YOUR INSTRUCTIONS :: Go through the records below and show every line with the string "bias".

INFORMATION ::

%%

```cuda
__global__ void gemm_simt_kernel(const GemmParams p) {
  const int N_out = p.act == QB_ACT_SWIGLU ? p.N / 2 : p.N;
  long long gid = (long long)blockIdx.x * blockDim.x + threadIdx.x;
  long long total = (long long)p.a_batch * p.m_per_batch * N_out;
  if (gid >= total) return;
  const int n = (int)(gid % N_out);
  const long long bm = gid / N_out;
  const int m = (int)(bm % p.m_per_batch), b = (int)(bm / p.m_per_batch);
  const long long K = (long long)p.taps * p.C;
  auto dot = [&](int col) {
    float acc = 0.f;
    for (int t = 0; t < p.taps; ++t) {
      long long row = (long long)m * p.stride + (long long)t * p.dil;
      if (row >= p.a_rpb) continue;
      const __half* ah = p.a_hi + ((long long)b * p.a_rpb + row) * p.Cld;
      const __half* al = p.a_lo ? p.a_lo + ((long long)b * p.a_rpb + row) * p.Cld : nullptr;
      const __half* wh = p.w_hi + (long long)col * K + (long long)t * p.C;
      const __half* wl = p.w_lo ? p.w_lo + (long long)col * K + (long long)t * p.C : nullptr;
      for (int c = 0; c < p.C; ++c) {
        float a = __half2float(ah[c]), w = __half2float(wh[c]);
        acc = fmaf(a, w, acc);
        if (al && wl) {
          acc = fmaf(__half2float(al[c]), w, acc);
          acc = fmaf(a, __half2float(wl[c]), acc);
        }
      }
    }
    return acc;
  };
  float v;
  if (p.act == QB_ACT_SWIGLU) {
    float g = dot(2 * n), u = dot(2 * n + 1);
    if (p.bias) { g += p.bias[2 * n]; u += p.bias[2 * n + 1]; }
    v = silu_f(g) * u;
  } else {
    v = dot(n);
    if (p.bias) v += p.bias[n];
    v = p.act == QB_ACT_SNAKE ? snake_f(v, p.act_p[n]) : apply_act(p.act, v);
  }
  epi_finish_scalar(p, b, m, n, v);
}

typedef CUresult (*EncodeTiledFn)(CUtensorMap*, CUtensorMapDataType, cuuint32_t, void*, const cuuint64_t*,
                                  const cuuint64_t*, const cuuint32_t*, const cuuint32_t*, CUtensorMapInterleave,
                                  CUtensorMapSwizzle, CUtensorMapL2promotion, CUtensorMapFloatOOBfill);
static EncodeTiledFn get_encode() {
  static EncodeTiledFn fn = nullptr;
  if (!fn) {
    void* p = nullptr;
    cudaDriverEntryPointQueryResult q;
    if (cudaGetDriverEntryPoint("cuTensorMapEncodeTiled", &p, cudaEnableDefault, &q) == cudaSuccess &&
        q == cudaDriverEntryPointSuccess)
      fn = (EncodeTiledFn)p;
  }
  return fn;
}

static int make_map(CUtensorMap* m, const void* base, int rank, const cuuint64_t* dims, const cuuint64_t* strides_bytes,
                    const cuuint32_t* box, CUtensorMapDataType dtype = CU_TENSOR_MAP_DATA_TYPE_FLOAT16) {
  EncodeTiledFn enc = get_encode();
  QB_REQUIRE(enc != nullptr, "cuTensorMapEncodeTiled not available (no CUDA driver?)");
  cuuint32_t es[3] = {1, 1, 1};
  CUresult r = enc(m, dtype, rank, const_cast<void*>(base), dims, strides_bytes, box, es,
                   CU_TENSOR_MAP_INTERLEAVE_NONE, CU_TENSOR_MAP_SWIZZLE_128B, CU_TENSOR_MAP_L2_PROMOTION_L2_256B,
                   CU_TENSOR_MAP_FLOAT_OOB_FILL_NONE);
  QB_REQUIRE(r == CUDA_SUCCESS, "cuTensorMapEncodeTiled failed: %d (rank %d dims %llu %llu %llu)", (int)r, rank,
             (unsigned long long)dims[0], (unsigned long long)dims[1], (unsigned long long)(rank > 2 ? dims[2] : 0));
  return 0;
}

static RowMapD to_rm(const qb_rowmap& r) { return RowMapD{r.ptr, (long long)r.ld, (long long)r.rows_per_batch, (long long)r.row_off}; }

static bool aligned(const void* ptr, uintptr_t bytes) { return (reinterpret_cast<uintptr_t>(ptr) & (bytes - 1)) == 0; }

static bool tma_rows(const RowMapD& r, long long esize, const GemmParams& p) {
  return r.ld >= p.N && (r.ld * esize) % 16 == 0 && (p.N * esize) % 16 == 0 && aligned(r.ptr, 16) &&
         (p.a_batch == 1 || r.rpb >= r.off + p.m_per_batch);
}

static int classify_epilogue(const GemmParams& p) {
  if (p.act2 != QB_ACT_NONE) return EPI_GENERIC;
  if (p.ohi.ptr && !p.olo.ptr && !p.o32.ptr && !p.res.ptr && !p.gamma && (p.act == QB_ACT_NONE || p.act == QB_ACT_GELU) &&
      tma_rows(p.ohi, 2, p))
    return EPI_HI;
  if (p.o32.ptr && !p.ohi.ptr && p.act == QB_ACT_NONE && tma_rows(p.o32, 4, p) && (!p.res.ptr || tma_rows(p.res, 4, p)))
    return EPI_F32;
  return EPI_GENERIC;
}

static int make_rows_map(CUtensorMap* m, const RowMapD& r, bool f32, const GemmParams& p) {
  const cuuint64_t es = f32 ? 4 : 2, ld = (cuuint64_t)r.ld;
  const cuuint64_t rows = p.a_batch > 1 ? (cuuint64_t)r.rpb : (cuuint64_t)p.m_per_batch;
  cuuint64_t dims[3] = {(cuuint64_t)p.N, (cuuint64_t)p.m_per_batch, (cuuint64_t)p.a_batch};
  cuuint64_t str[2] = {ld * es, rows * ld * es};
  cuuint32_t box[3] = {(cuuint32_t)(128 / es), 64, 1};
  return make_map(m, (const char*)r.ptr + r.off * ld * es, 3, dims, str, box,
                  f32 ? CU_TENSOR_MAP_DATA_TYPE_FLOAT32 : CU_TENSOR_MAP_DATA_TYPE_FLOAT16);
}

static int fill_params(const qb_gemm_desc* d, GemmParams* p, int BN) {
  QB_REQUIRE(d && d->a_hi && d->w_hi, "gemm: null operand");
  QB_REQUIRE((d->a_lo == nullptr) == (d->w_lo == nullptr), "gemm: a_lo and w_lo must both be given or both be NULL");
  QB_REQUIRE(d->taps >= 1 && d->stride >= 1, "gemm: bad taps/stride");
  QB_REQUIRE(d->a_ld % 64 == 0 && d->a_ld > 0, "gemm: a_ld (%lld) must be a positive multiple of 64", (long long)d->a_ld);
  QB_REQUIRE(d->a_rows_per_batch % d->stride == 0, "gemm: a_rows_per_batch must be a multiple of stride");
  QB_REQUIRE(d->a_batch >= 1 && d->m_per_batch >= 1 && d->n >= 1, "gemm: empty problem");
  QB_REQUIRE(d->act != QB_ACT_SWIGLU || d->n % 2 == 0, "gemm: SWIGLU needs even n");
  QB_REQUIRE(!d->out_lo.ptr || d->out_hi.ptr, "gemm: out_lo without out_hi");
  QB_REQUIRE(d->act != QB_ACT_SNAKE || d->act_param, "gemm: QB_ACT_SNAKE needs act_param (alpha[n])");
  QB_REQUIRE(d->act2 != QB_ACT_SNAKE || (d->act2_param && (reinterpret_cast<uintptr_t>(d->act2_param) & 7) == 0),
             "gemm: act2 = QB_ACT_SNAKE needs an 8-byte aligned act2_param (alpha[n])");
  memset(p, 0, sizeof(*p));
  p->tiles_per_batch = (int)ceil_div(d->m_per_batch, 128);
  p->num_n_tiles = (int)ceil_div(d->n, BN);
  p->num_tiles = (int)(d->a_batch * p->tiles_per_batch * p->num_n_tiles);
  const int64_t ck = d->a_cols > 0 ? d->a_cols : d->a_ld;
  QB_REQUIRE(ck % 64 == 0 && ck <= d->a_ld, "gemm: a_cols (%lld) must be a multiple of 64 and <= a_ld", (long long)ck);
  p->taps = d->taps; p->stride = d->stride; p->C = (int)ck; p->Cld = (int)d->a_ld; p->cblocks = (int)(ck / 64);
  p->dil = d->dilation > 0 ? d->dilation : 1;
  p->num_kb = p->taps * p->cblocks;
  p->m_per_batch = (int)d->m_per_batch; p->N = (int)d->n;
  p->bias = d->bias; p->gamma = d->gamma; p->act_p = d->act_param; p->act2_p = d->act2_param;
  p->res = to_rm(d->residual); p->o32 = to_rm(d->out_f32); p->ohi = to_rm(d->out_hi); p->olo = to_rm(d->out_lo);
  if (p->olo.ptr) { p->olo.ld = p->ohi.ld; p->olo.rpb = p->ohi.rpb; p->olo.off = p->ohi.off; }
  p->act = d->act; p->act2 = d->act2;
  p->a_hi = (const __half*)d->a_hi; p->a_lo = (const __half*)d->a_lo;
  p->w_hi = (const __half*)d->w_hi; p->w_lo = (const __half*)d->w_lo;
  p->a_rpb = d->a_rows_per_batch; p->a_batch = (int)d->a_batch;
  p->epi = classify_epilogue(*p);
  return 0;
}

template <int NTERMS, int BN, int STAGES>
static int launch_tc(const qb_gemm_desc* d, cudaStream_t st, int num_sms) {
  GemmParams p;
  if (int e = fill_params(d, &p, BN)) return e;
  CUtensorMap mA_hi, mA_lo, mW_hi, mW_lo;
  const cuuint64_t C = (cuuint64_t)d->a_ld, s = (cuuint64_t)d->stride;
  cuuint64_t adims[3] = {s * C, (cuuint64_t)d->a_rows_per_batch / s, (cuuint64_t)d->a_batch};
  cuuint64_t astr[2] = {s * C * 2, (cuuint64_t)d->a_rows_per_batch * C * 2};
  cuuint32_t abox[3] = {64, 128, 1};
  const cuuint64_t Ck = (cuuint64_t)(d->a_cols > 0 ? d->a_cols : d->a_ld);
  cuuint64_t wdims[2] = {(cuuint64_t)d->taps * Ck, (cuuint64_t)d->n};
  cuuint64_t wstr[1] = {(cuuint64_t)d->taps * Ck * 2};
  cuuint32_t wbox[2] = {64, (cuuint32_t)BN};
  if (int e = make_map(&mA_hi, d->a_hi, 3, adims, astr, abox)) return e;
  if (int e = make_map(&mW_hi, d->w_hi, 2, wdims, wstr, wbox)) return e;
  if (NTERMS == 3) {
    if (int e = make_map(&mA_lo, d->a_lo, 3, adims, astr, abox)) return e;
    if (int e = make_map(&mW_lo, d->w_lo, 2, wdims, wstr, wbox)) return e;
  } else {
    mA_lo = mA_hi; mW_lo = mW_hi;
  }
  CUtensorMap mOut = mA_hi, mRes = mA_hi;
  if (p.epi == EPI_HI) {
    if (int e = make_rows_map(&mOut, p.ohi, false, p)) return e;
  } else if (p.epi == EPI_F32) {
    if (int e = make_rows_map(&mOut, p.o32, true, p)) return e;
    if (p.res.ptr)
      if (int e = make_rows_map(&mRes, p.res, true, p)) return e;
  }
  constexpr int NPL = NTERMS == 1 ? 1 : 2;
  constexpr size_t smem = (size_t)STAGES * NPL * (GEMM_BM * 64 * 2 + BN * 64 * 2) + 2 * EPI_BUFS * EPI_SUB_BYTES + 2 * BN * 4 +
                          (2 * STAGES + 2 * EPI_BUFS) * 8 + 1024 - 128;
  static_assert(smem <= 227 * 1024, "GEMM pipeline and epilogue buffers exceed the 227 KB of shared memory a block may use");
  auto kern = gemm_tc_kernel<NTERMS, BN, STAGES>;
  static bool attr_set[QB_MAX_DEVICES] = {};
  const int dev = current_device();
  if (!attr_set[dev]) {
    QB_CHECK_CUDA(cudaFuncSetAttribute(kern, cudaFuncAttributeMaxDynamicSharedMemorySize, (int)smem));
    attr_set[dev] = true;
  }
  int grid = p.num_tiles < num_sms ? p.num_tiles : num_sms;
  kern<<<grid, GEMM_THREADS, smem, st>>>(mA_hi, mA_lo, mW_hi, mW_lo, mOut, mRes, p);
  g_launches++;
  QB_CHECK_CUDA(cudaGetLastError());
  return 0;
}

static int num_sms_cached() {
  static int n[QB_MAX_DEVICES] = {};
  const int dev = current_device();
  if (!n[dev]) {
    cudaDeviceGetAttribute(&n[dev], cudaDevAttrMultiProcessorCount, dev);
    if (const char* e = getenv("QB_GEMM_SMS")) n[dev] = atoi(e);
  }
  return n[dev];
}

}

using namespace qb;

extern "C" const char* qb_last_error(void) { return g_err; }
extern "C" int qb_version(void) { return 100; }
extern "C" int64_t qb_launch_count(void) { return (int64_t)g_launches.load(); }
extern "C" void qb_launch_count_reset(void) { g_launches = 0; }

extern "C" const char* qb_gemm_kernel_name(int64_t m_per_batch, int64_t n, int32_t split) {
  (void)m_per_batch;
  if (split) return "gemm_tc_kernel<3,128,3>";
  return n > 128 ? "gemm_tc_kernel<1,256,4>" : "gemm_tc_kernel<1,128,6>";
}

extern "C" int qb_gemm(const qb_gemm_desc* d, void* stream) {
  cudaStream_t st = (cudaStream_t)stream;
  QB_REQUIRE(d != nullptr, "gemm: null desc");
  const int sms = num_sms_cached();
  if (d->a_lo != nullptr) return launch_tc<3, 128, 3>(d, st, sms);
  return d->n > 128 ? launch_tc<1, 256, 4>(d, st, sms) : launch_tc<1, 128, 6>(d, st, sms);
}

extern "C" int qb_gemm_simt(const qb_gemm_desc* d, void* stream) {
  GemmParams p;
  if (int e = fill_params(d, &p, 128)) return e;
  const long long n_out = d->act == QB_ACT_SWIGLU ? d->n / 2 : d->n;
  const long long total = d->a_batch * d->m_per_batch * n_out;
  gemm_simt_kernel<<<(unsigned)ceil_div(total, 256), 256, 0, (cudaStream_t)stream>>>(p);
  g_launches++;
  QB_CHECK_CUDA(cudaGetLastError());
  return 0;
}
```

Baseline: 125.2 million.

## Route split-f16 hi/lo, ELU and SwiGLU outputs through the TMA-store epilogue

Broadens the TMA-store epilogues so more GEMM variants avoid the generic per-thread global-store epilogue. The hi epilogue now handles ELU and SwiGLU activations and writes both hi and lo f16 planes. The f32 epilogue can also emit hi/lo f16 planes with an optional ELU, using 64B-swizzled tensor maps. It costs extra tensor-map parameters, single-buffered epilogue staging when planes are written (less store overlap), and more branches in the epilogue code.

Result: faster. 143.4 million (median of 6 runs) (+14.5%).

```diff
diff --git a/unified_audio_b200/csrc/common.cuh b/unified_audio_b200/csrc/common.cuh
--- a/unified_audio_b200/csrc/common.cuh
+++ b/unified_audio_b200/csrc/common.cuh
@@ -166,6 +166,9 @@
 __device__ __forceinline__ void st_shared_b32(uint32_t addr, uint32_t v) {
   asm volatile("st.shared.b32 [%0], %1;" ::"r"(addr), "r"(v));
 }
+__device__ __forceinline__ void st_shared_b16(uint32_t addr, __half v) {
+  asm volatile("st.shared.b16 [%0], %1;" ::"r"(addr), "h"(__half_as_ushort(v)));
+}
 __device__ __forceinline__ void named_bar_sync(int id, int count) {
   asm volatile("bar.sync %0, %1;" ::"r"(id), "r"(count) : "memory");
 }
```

%%

EXPECTED ANSWER ::
    if (p.bias) { g += p.bias[2 * n]; u += p.bias[2 * n + 1]; }
    if (p.bias) v += p.bias[n];
  p->bias = d->bias; p->gamma = d->gamma; p->act_p = d->act_param; p->act2_p = d->act2_param;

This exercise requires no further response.